**What to produce**
All of the data should be restated word for word.

**Collected data entries**
--- START ---

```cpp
struct fl_detector {
  fl_context *ctx = nullptr;
  int M = 0, L = 0;
  int T[FL_MAX_LEVELS] = {0};
  std::vector<FlClass> classes;
  bool finalized = false;
  int w0 = 0, h0 = 0, max_batch = 0, cap = 0;
  bool cap_hard = false;
  int n_pyr = 0;
  FlLevelGeom geom[FL_MAX_LEVELS];

  FlScanItem *d_scan_items = nullptr;
  int n_scan_items = 0;
  std::vector<int32_t> scan_item_g;
  uint32_t *d_scan_off = nullptr;
  FlFineHdr *d_fine_hdr = nullptr;
  FlFineFeat *d_fine_feat = nullptr;
  FlPyrInfo *d_pyr = nullptr;
  int *d_class_first = nullptr;
  uint8_t *d_item_enabled = nullptr;
  std::vector<std::string> class_filter;
  float *d_poses = nullptr;
  const uint16_t **d_depth_ptrs = nullptr;
  int depth_w = 0, depth_h = 0;
  int max_tw = 0, max_th = 0;

  uint8_t *d_ws = nullptr;
  size_t ws_stride = 0;
  size_t off_bgr = 0, off_depth = 0, off_cand = 0, off_count = 0, off_keys = 0, off_match = 0;
  size_t off_icp = 0, off_tmp = 0;
  size_t off_count_set[2] = {0, 0}, off_match_set[2] = {0, 0};
  int set = 0;
  hipEvent_t ev_set_read[2] = {nullptr, nullptr};
  bool set_busy[2] = {false, false};
  size_t off_tiles = 0;
  bool lazy_capable = false;
  bool lazy = false;
  bool eager_env = false, poison_env = false;
  const uint8_t *lazy_bgr = nullptr;
  hipStream_t copy_stream = nullptr;
  uint8_t *d_in[2] = {nullptr, nullptr};
  hipEvent_t ev_up[2] = {nullptr, nullptr}, ev_read[2] = {nullptr, nullptr};
  bool read_pending[2] = {false, false};
  int in_flip = 0;
  size_t lazy_bgr_stride = 0;
  uint8_t *d_zoom = nullptr;
  uint8_t *d_zoom_src = nullptr;
  size_t zoom_src_bytes = 0;
  int n_pts_max = 0;
// ... 139 lines not shown
```

fealess_amd/csrc/fl_linemod.hip:

```cpp
#include "fl_internal.h"
#include <limits.h>
#include <string.h>

__global__ __launch_bounds__(256) void k_build_lm_generic(const uint8_t *__restrict__ quant, size_t quant_stride,
                                                          uint8_t *__restrict__ lm, size_t lm_stride, int w, int h,
                                                          int T, int W, int WH, uint32_t stride)
{
  const int p = blockIdx.x * 256 + threadIdx.x;
  const int gi = blockIdx.y;
  const uint8_t *q = quant + (size_t)blockIdx.z * quant_stride;
  uint8_t *out = lm + (size_t)blockIdx.z * lm_stride;
  if (p >= WH) return;
  const int gy = gi / T, gx = gi - gy * T;
  const int yt = p / W, xt = p - yt * W;
  const int y = yt * T + gy, x = xt * T + gx;
  unsigned b = 0;
  const int rmax = min(T, h - y), cmax = min(T, w - x);
  for (int r = 0; r < rmax; ++r) {
    const uint8_t *row = q + (size_t)(y + r) * w + x;
    for (int c = 0; c < cmax; ++c) b |= row[c];
  }
  const unsigned bb = b | (b << 8);
#pragma unroll
  for (int ori = 0; ori < 8; ++ori) {
// ... 542 lines not shown
            const unsigned bb = b[u][c] | (b[u][c] << 8);
            const unsigned rot = (bb >> lab[u]) & 0xFFu;
            const unsigned r = (rot & 1u) ? 4u : ((rot & 0x82u) ? 2u : ((rot & 0x44u) ? 1u : 0u));
            packed |= r << (8 * c);
          }
          acc += packed;
        }
      }
      tot0 += acc & 0xFFu;
      tot1 += (acc >> 8) & 0xFFu;
      tot2 += (acc >> 16) & 0xFFu;
      tot3 += acc >> 24;
    }
    const int pos = row * 16 + col4;
    uint32_t key = (tot0 << 8) | (uint32_t)(255 - pos);
    key = max(key, (tot1 << 8) | (uint32_t)(254 - pos));
    key = max(key, (tot2 << 8) | (uint32_t)(253 - pos));
    key = max(key, (tot3 << 8) | (uint32_t)(252 - pos));
#pragma unroll
    for (int s = 32; s >= 1; s >>= 1) key = max(key, (uint32_t)__shfl_xor((int)key, s, 64));
    const int best_score = (int)(key >> 8);
    int best_r = -1, best_c = -1;
    if (best_score > 0) {
      const int bp = 255 - (int)(key & 0xFFu);
      best_r = bp >> 4;
      best_c = bp & 15;
    }
    if (lane == 0) {
      cd.x = (x / T - 8 + best_c) * T + offset;
      cd.y = (y / T - 8 + best_r) * T + offset;
      cd.sim = (best_score * 100.f) / (4 * numFeatures);
      if (cd.sim < a.threshold) cd.g = -1;
      cand[ci] = cd;
    }
  }
}
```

--- END ---

**Reply to the exercise**
```cpp
struct fl_detector {
  fl_context *ctx = nullptr;
  int M = 0, L = 0;
  int T[FL_MAX_LEVELS] = {0};
  std::vector<FlClass> classes;
  bool finalized = false;
  int w0 = 0, h0 = 0, max_batch = 0, cap = 0;
  bool cap_hard = false;
  int n_pyr = 0;
  FlLevelGeom geom[FL_MAX_LEVELS];

  FlScanItem *d_scan_items = nullptr;
  int n_scan_items = 0;
  std::vector<int32_t> scan_item_g;
  uint32_t *d_scan_off = nullptr;
  FlFineHdr *d_fine_hdr = nullptr;
  FlFineFeat *d_fine_feat = nullptr;
  FlPyrInfo *d_pyr = nullptr;
  int *d_class_first = nullptr;
  uint8_t *d_item_enabled = nullptr;
  std::vector<std::string> class_filter;
  float *d_poses = nullptr;
  const uint16_t **d_depth_ptrs = nullptr;
  int depth_w = 0, depth_h = 0;
  int max_tw = 0, max_th = 0;

  uint8_t *d_ws = nullptr;
  size_t ws_stride = 0;
  size_t off_bgr = 0, off_depth = 0, off_cand = 0, off_count = 0, off_keys = 0, off_match = 0;
  size_t off_icp = 0, off_tmp = 0;
  size_t off_count_set[2] = {0, 0}, off_match_set[2] = {0, 0};
  int set = 0;
  hipEvent_t ev_set_read[2] = {nullptr, nullptr};
  bool set_busy[2] = {false, false};
  size_t off_tiles = 0;
  bool lazy_capable = false;
  bool lazy = false;
  bool eager_env = false, poison_env = false;
  const uint8_t *lazy_bgr = nullptr;
  hipStream_t copy_stream = nullptr;
  uint8_t *d_in[2] = {nullptr, nullptr};
  hipEvent_t ev_up[2] = {nullptr, nullptr}, ev_read[2] = {nullptr, nullptr};
  bool read_pending[2] = {false, false};
  int in_flip = 0;
  size_t lazy_bgr_stride = 0;
  uint8_t *d_zoom = nullptr;
  uint8_t *d_zoom_src = nullptr;
  size_t zoom_src_bytes = 0;
  int n_pts_max = 0;
// ... 139 lines not shown
```

fealess_amd/csrc/fl_linemod.hip:

```cpp
#include "fl_internal.h"
#include <limits.h>
#include <string.h>

__global__ __launch_bounds__(256) void k_build_lm_generic(const uint8_t *__restrict__ quant, size_t quant_stride,
                                                          uint8_t *__restrict__ lm, size_t lm_stride, int w, int h,
                                                          int T, int W, int WH, uint32_t stride)
{
  const int p = blockIdx.x * 256 + threadIdx.x;
  const int gi = blockIdx.y;
  const uint8_t *q = quant + (size_t)blockIdx.z * quant_stride;
  uint8_t *out = lm + (size_t)blockIdx.z * lm_stride;
  if (p >= WH) return;
  const int gy = gi / T, gx = gi - gy * T;
  const int yt = p / W, xt = p - yt * W;
  const int y = yt * T + gy, x = xt * T + gx;
  unsigned b = 0;
  const int rmax = min(T, h - y), cmax = min(T, w - x);
  for (int r = 0; r < rmax; ++r) {
    const uint8_t *row = q + (size_t)(y + r) * w + x;
    for (int c = 0; c < cmax; ++c) b |= row[c];
  }
  const unsigned bb = b | (b << 8);
#pragma unroll
  for (int ori = 0; ori < 8; ++ori) {
// ... 542 lines not shown
            const unsigned bb = b[u][c] | (b[u][c] << 8);
            const unsigned rot = (bb >> lab[u]) & 0xFFu;
            const unsigned r = (rot & 1u) ? 4u : ((rot & 0x82u) ? 2u : ((rot & 0x44u) ? 1u : 0u));
            packed |= r << (8 * c);
          }
          acc += packed;
        }
      }
      tot0 += acc & 0xFFu;
      tot1 += (acc >> 8) & 0xFFu;
      tot2 += (acc >> 16) & 0xFFu;
      tot3 += acc >> 24;
    }
    const int pos = row * 16 + col4;
    uint32_t key = (tot0 << 8) | (uint32_t)(255 - pos);
    key = max(key, (tot1 << 8) | (uint32_t)(254 - pos));
    key = max(key, (tot2 << 8) | (uint32_t)(253 - pos));
    key = max(key, (tot3 << 8) | (uint32_t)(252 - pos));
#pragma unroll
    for (int s = 32; s >= 1; s >>= 1) key = max(key, (uint32_t)__shfl_xor((int)key, s, 64));
    const int best_score = (int)(key >> 8);
    int best_r = -1, best_c = -1;
    if (best_score > 0) {
      const int bp = 255 - (int)(key & 0xFFu);
      best_r = bp >> 4;
      best_c = bp & 15;
    }
    if (lane == 0) {
      cd.x = (x / T - 8 + best_c) * T + offset;
      cd.y = (y / T - 8 + best_r) * T + offset;
      cd.sim = (best_score * 100.f) / (4 * numFeatures);
      if (cd.sim < a.threshold) cd.g = -1;
      cand[ci] = cd;
    }
  }
}
```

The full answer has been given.